Мужчина же был странный какой-то. Казалось,
Пока Каяр рассматривал мужчину и девушку, непонятное пятно на земле становилось меньше и ярче. А потом стало расти вверх щупальцем.
Дракон это заметил первым. Вытянулся в струнку, немного повисел неподвижно, словно присматривался, а потом стрелой рухнул вниз. И не успел. Потому что пятно вытянулось еще больше, истончилось в светлый росчерк и перерезало нить.
Дракон остановился, словно на стену натолкнулся, потряс страхолюдной головой, а потом раззявил пасть и заорал так, что его, наверное, и в столице услышали. А потом суетливо замахал крыльями, покачался туда-сюда, словно превратился в перо, после чего сложил крылья и рухнул вниз. До земли, правда, не долетел, наткнулся на какую-то защиту, которая тут же разлетелась, выстрелив щупальцами силы, и отбросила дракона.
Ящера это ни капельки не смутило, он кувыркнулся в воздухе, выровнялся и тут же пошел на второй заход. И опять словно натолкнулся на стену, на этот раз воплощенную в девушку с крыльями-ураганом.
И вот тут Каяр ее узнал. И выругался так вдохновенно, что две картинки задрожали и с едва слышимым щелчком слились в одну. И видеть он стал только облака. После чего выругался еще раз, закрыл глаза и стал пытаться вернуть состояние, которое столь неосторожно спугнул.
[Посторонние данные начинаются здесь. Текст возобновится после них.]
template <bool UPS>
__global__ __launch_bounds__(UPS ? 768 : 512) void halo_conv_kernel(const h16* __restrict__ U, const h16* __restrict__ w1,
                                                                  const float* __restrict__ b1, h16* __restrict__ yout,
                                                                  int relu_out, int H, int W, int C, int tiles_x,
                                                                  int tiles_y, int ntiles, int Hs = 0, int Ws = 0) {
  constexpr int IW = UPS ? 4 : 0;
  constexpr int PSLOT = DNPIX * PSTR;
  constexpr int PP = (PSLOT + 63) / 64;
  constexpr int PBUF = (UPS ? PSLOT : PP * 64) * 8;
  constexpr int WSLOT = CO * CPX;
  constexpr int WBUF = WSLOT * 8;
  constexpr int WPCS = WSLOT / 64;
  constexpr int WPW = (WPCS + 7) / 8;
  constexpr int WRING = 2;
  constexpr int SPPW = (HALO_SRC_PIXELS * CPX + 511) / 512;
  constexpr int SSLOT = UPS ? SPPW * 8 * 64 : 0;
  static_assert(SPPW * 8 * 64 >= HALO_SRC_PIXELS * CPX, "source slot: HALO_SRC_PIXELS pixels x CPX chunks");
  __shared__ __attribute__((aligned(16))) h16 dsm[2 * PBUF + WRING * WBUF + SSLOT * 8];
  h16* patch = dsm;
  h16* wbuf = dsm + 2 * PBUF;
  h16* sbuf = dsm + 2 * PBUF + WRING * WBUF;

  const int tid = threadIdx.x, lane = tid & 63;
  const int wave = __builtin_amdgcn_readfirstlane(tid >> 6);
  const int mg = wave & 3, ng = wave >> 2;
  const bool iwave = IW > 0 && wave >= 8;
  const int nslab = C / CS;
  const int K = 9 * C;
  const int units_per_tile = nslab;
  const int my_tiles = blockIdx.x < ntiles ? (ntiles - 1 - blockIdx.x) / gridDim.x + 1 : 0;
  const int my_units = my_tiles * units_per_tile;
  if (my_units == 0) return;
  const int my_steps = my_units * SPU;
  const void* zero = (const void*)g_dz_page;

  struct Ud { int bt, y0, x0, slab, sy_lo, sx_lo, SR, SC; };
  auto tile_of_unit = [&](int u, int& bt, int& y0, int& x0) {
    halo_tile_of(blockIdx.x + (u / units_per_tile) * gridDim.x, tiles_x, tiles_y, DT, bt, y0, x0);
  };
  auto dma_patch = [&](int u, const Ud& ud, int q) {
    const int bt = ud.bt, y0 = ud.y0, x0 = ud.x0, slab = ud.slab;
    const int s = q * 64 + lane;
    const int p = s / PSTR, cd = s - p * PSTR;
    const int pr = p / DP;
    const int py = y0 - 1 + pr, px = x0 - 1 + (p - pr * DP);
    const void* src = zero;
    if (p < DNPIX && cd < CPX && (unsigned)py < (unsigned)H && (unsigned)px < (unsigned)W)
      src = U + (((long)bt * H + py) * W + px) * C + slab * CS + cd * 8;
    glds16(src, patch + (u & 1) * PBUF + q * 512);
  };
  constexpr int USL = DNPIX * CPX;
  constexpr int UCH = UPS ? (USL + 511) / 512 : 1;
  const float usy = UPS ? ac_scale(Hs, H) : 0.f, usx = UPS ? ac_scale(Ws, W) : 0.f;
  auto make_ud = [&](int u) {
    Ud ud;
    tile_of_unit(u, ud.bt, ud.y0, ud.x0);
    ud.slab = u % units_per_tile;
    ud.sy_lo = ud.sx_lo = ud.SR = ud.SC = 0;
    if constexpr (UPS) halo_src_region(usy, usx, ud.y0, ud.x0, DT, H, W, Hs, Ws, ud.sy_lo, ud.sx_lo, ud.SR, ud.SC);
    return ud;
  };
  auto dma_src = [&](const Ud& ud, int q) {
    const int bt = ud.bt, sy_lo = ud.sy_lo, sx_lo = ud.sx_lo, SR = ud.SR, SC = ud.SC, slab = ud.slab;
    const int s = q * 64 + lane;
    const int px = s / CPX, cd = s % CPX;
    const int r = px / SC, c = px - r * SC;
    const void* src = zero;
    if (r < SR) src = U + (((long)bt * Hs + sy_lo + r) * Ws + sx_lo + c) * C + slab * CS + cd * 8;
    glds16(src, sbuf + q * 512);
  };
  auto ups_interp = [&](int u, const Ud& ud, int t0, int tstride, auto nk_tag) {
    constexpr int NK = decltype(nk_tag)::value;
    const int y0 = ud.y0, x0 = ud.x0, sy_lo = ud.sy_lo, sx_lo = ud.sx_lo, SC = ud.SC;
#pragma unroll
    for (int k = 0; k < NK; ++k) {
      const int s = t0 + k * tstride;
      const int sc = min(s, USL - 1);
      const int p = sc / CPX, cd = sc - p * CPX;
      const int pr = p / DP;
      const int py = y0 - 1 + pr, px = x0 - 1 + (p - pr * DP);
      const bool ok = (unsigned)py < (unsigned)H && (unsigned)px < (unsigned)W;
      int sy0, sy1, sx0, sx1;
      float wy, wx;
      ac_coord(min(max(py, 0), H - 1), Hs, usy, sy0, sy1, wy);
      ac_coord(min(max(px, 0), W - 1), Ws, usx, sx0, sx1, wx);
      const int r0 = (sy0 - sy_lo) * SC, r1 = (sy1 - sy_lo) * SC, c0 = sx0 - sx_lo, c1 = sx1 - sx_lo;
      const h8 a = *reinterpret_cast<const h8*>(sbuf + ((r0 + c0) * CPX + cd) * 8);
      const h8 b = *reinterpret_cast<const h8*>(sbuf + ((r0 + c1) * CPX + cd) * 8);
// ... 13 lines not shown
  constexpr int ISEG = 3;
  constexpr int NITEM = (DP / ISEG) * DP * CPX;
  auto ups_interp_item = [&](int u, const Ud& ud, int it) {
    if (it >= NITEM) return;
    const int SC = ud.SC;
    const int cd = it % CPX, col = (it / CPX) % DP, seg = it / (CPX * DP);
    halo_blend_column<ISEG>(
        usy, usx, ud.y0, ud.x0, col, seg * ISEG, H, W, Hs, Ws, ud.sy_lo, ud.sx_lo,
        [&](int r, int c) { return *reinterpret_cast<const uint4*>(sbuf + ((r * SC + c) * CPX + cd) * 8); },
        [&](int pr, uint4 v) {
          const int slot = (pr * DP + col) * PSTR + cd;
          asm volatile("ds_write_b128 %0, %1" ::"v"((unsigned)(uintptr_t)(VDA_LDS h16*)(patch + (u & 1) * PBUF + slot * 8)),
                       "v"(__builtin_bit_cast(dh_u4, v))
                       : "memory");
        });
    lgkm0();
  };
  auto dma_w = [&](int st, int slab, int wslot) {
#pragma unroll
    for (int j = 0; j < WPW; ++j) {
      const int piece = (wave * WPW + j) % WPCS;
      const int s = piece * 64 + lane;
      const int n = s / CPX, pos = s - n * CPX;
      const int cd = w_pos(n, pos);
      glds16(w1 + (long)n * K + st * C + slab * CS + cd * 8, wbuf + wslot * WBUF + piece * 512);
    }
  };

  Ud ud_next = make_ud(0);
  if constexpr (UPS) {
    if (!iwave) {
      for (int j = 0; j < SPPW; ++j) dma_src(ud_next, wave + j * 8);
      dma_w(0, ud_next.slab, 0);
    }
    wait_vmcnt<0>();
    __builtin_amdgcn_s_barrier();
    if (!iwave) ups_interp(0, ud_next, tid, 512, std::integral_constant<int, UCH>{});
    __syncthreads();
  } else {
    for (int q = wave; q < PP; q += 8) dma_patch(0, ud_next, q);
    dma_w(0, ud_next.slab, 0);
    wait_vmcnt<0>();
  }
  __builtin_amdgcn_s_barrier();

  if constexpr (UPS) {
    if (iwave) {
      constexpr int SPI = SPPW * 8 / IW;
      constexpr int ISTEPS = (NITEM + 64 * IW - 1) / (64 * IW);
      static_assert(SPPW * 8 % IW == 0 && ISTEPS <= SPU - 3, "interpolation wave split");
      int iu = 0, ist = 0;
      for (int gs = 0; gs < my_steps; ++gs) {
        if (ist == 0 && iu + 1 < my_units) {
          ud_next = make_ud(iu + 1);
          for (int j = 0; j < SPI / 2; ++j) dma_src(ud_next, (wave - 8) + j * IW);
        }
        if (ist == 1 && iu + 1 < my_units)
          for (int j = SPI / 2; j < SPI; ++j) dma_src(ud_next, (wave - 8) + j * IW);
        if (ist >= 3 && ist < 3 + ISTEPS && iu + 1 < my_units)
          ups_interp_item(iu + 1, ud_next, (ist - 3) * 64 * IW + (tid - 512));
        if (ist == 2) wait_vmcnt<0>();
        __builtin_amdgcn_s_barrier();
        if (++ist == SPU) {
          ist = 0;
          ++iu;
        }
      }
      return;
    }
  }
  const int frow = lane & 15, g = lane >> 4;
  const unsigned lin_x = (unsigned)(((mg * 4) * DP + frow) * PSTR + g) * 16u;
  unsigned lin_w[ND];
#pragma unroll
  for (int d = 0; d < ND; ++d) {
    const int n0r = ng * NB * 16 + frow;
    lin_w[d] = (unsigned)(n0r * CPX + w_pos(n0r, d * 4 + g)) * 16u;
  }
  f4 acc[NB][4];
#pragma unroll
  for (int a = 0; a < NB; ++a)
#pragma unroll
    for (int i = 0; i < 4; ++i) acc[a][i] = f4{0.f, 0.f, 0.f, 0.f};
  f4 bias_r[NB];
#pragma unroll
  for (int a = 0; a < NB; ++a)
    bias_r[a] = b1 ? *reinterpret_cast<const f4*>(b1 + (ng * NB + a) * 16 + g * 4) : f4{0.f, 0.f, 0.f, 0.f};
  const int my_pp = (PP - 1 - wave) / 8 + 1;
  constexpr int PPMAX = (PP + 7) / 8;

  int u = 0, st = 0, slab = 0;
#ifdef VDA_TS
  unsigned long long tsa[10] = {0, 0, 0, 0, 0, 0, 0, 0, 0, 0};
  unsigned tsn[10] = {0, 0, 0, 0, 0, 0, 0, 0, 0, 0};
  const unsigned long long ts_rt0 = __builtin_amdgcn_s_memrealtime();
  const unsigned long long ts_c0 = __builtin_amdgcn_s_memtime();
  unsigned long long ts_prev = ts_c0, tsw = 0;
#endif
  for (int gs = 0; gs < my_steps; ++gs) {
    const bool issue_p = st == 0 && u + 1 < my_units;
    if (issue_p) ud_next = make_ud(u + 1);
    if (gs + 1 < my_steps) {
      if (st + 1 < SPU) dma_w(st + 1, slab, (gs + 1) & 1);
      else dma_w(0, slab + 1 == nslab ? 0 : slab + 1, (gs + 1) & 1);
    }
    if constexpr (!UPS) {
      if (issue_p)
        for (int j = 0; j < my_pp; ++j) dma_patch(u + 1, ud_next, wave + j * 8);
    }
    {
      const h16* pb = patch + (u & 1) * PBUF;
      const h16* wb = wbuf + (gs & 1) * WBUF;
      unsigned xs, ws;
      asm volatile("s_mov_b32 %0, %1" : "=s"(xs)
                   : "s"((unsigned)((pb - patch) * 2 + ((st / 3) * DP + (st % 3)) * PSTR * 16)));
      asm volatile("s_mov_b32 %0, %1" : "=s"(ws) : "s"((unsigned)((wb - wbuf) * 2)));
      const char* pxb = reinterpret_cast<const char*>(patch) + xs + lin_x;
      const char* wxb[ND];
#pragma unroll
      for (int d = 0; d < ND; ++d) wxb[d] = reinterpret_cast<const char*>(wbuf) + ws + lin_w[d];
#pragma unroll
      for (int d = 0; d < ND; ++d) {
        h8 wf[NB], xf[4];
#pragma unroll
        for (int a = 0; a < NB; ++a) wf[a] = *reinterpret_cast<const h8*>(wxb[d] + a * 16 * CPX * 16);
#pragma unroll
        for (int i = 0; i < 4; ++i) xf[i] = *reinterpret_cast<const h8*>(pxb + i * DP * PSTR * 16 + d * 64);
#pragma unroll
        for (int a = 0; a < NB; ++a)
#pragma unroll
          for (int i = 0; i < 4; ++i) acc[a][i] = mfma16(wf[a], xf[i], acc[a][i]);
      }
    }
    const bool tile_end = st == SPU - 1 && slab == units_per_tile - 1;
    if (tile_end) {
      int bt, y0, x0;
      tile_of_unit(u, bt, y0, x0);
      const __amdgpu_buffer_rsrc_t ys = __builtin_amdgcn_make_buffer_rsrc(
          (void*)(yout + (long)bt * H * W * CO), (short)0, (int)((long)H * W * CO * 2), 0x00020000);
      const bool godd = (g & 1) != 0;
#pragma unroll
      for (int a = 0; a < NB; a += 2) {
        const f4 bv0 = bias_r[a], bv1 = bias_r[a + 1];
#pragma unroll
        for (int i = 0; i < 4; ++i) {
          const int y = y0 + mg * 4 + i, x = x0 + frow;
          const f4 v0 = acc[a][i] + bv0, v1 = acc[a + 1][i] + bv1;
          h4 o0, o1;
#pragma unroll
          for (int r = 0; r < 4; ++r) {
            o0[r] = (h16)(relu_out ? fmaxf(v0[r], 0.f) : v0[r]);
            o1[r] = (h16)(relu_out ? fmaxf(v1[r], 0.f) : v1[r]);
          }
          const uint2 u0 = __builtin_bit_cast(uint2, o0), u1 = __builtin_bit_cast(uint2, o1);
          const uint2 snd = godd ? u0 : u1;
          float ax, bx, ay, by;
          swap16_pair(__builtin_bit_cast(float, snd.x), ax, bx);
          swap16_pair(__builtin_bit_cast(float, snd.y), ay, by);
          const uint2 rcv = make_uint2(__builtin_bit_cast(unsigned, godd ? ax : bx), __builtin_bit_cast(unsigned, godd ? ay : by));
          const u32x4 val = godd ? u32x4{rcv.x, rcv.y, u1.x, u1.y} : u32x4{u0.x, u0.y, rcv.x, rcv.y};
          const int n = (ng * NB + a + (godd ? 1 : 0)) * 16 + (g & 2) * 4;
          const unsigned vo = (y < H && x < W) ? (unsigned)(((y * W + x) * CO + n) * 2) : 0x80000000u;
          __builtin_amdgcn_raw_buffer_store_b128(val, ys, vo, 0, 0);
          acc[a][i] = f4{0.f, 0.f, 0.f, 0.f};
          acc[a + 1][i] = f4{0.f, 0.f, 0.f, 0.f};
        }
      }
    }
#ifdef VDA_TS
    const unsigned long long ts_pre = __builtin_amdgcn_s_memtime();
#endif
    if constexpr (UPS) {
      if (tile_end) wait_vmcnt<NB / 2 * 4>();
      else wait_vmcnt<0>();
    } else if (issue_p) {
      if (my_pp == PPMAX) wait_vmcnt<PPMAX>();
      else wait_vmcnt<PPMAX - 1>();
    } else {
      wait_vmcnt<0>();
    }
    __builtin_amdgcn_s_barrier();
#ifdef VDA_TS
    {
      const unsigned long long now = __builtin_amdgcn_s_memtime();
      const int cls = tile_end ? SPU : st;
#pragma unroll
      for (int c = 0; c <= SPU && c < 10; ++c)
        if (c == cls) { tsa[c] += now - ts_prev; ++tsn[c]; }
      tsw += now - ts_pre;
      ts_prev = now;
    }
#endif
    if (++st == SPU) {
      st = 0;
      ++u;
      if (++slab == nslab) slab = 0;
    }
  }
#ifdef VDA_TS
  if (UPS && tid == 0 && blockIdx.x < 1024) {
    const unsigned long long rt = __builtin_amdgcn_s_memrealtime() - ts_rt0, cy = __builtin_amdgcn_s_memtime() - ts_c0;
    for (int c = 0; c < 10; ++c) { g_dts[blockIdx.x][c] = tsa[c]; g_dts[blockIdx.x][10 + c] = tsn[c]; }
    g_dts[blockIdx.x][20] = rt;
    g_dts[blockIdx.x][21] = cy;
    g_dts[blockIdx.x][22] = tsw;
  }
#endif
}

}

Валаду верить было нельзя, Юмил абсолютно прав на его счет.
Это Лиин поняла в тот момент, когда самозваный учитель схватил ее за руку, прижал к себе и, заявив, что такой дрожащей овечке надо добавить храбрости, иначе хорошей приманки для крупной рыбки из нее не выйдет, положил вторую ладонь ей на макушку.
Лиин дернулась, пытаясь вырваться, пнула Валада в колено и почувствовала, как разгорается злость, почему-то за спиной. Толкнула Валада так, что он, наконец, отпустил и даже отлетел, едва не свалившись с башенки.
А Лиин засмеялась, огляделась и почему-то вместо того, чтобы все-таки сбросить Валада на землю, взяла и полетела. Или просто высоко подпрыгнула. Огляделась, крутнувшись вокруг своей оси, увидела дракона и на мгновение застыла. Дракон был прекрасен. Он беззвучно разевал пасть, размахивал крыльями и, кажется, был чем-то обеспокоен. И Лиин захотелось его утешить.
— Кис-кис, — проворковала она, подзывая дракона пальцем. — Иди сюда. Ты такой красивый, такой милый.
Саму себя Лиин не слышала, но это почему-то не имело ни малейшего значения.
И то, как дракон, подлетев почти вплотную, резко шарахнулся от рванувшего вперед пламени, тоже значения не имело. Это оказалось очень весело. Лиин даже бросилась преследовать дракона, не обращая внимания на то, что он и сам разворачивается, явно
Дракона хотелось обнять. Погладить гребень.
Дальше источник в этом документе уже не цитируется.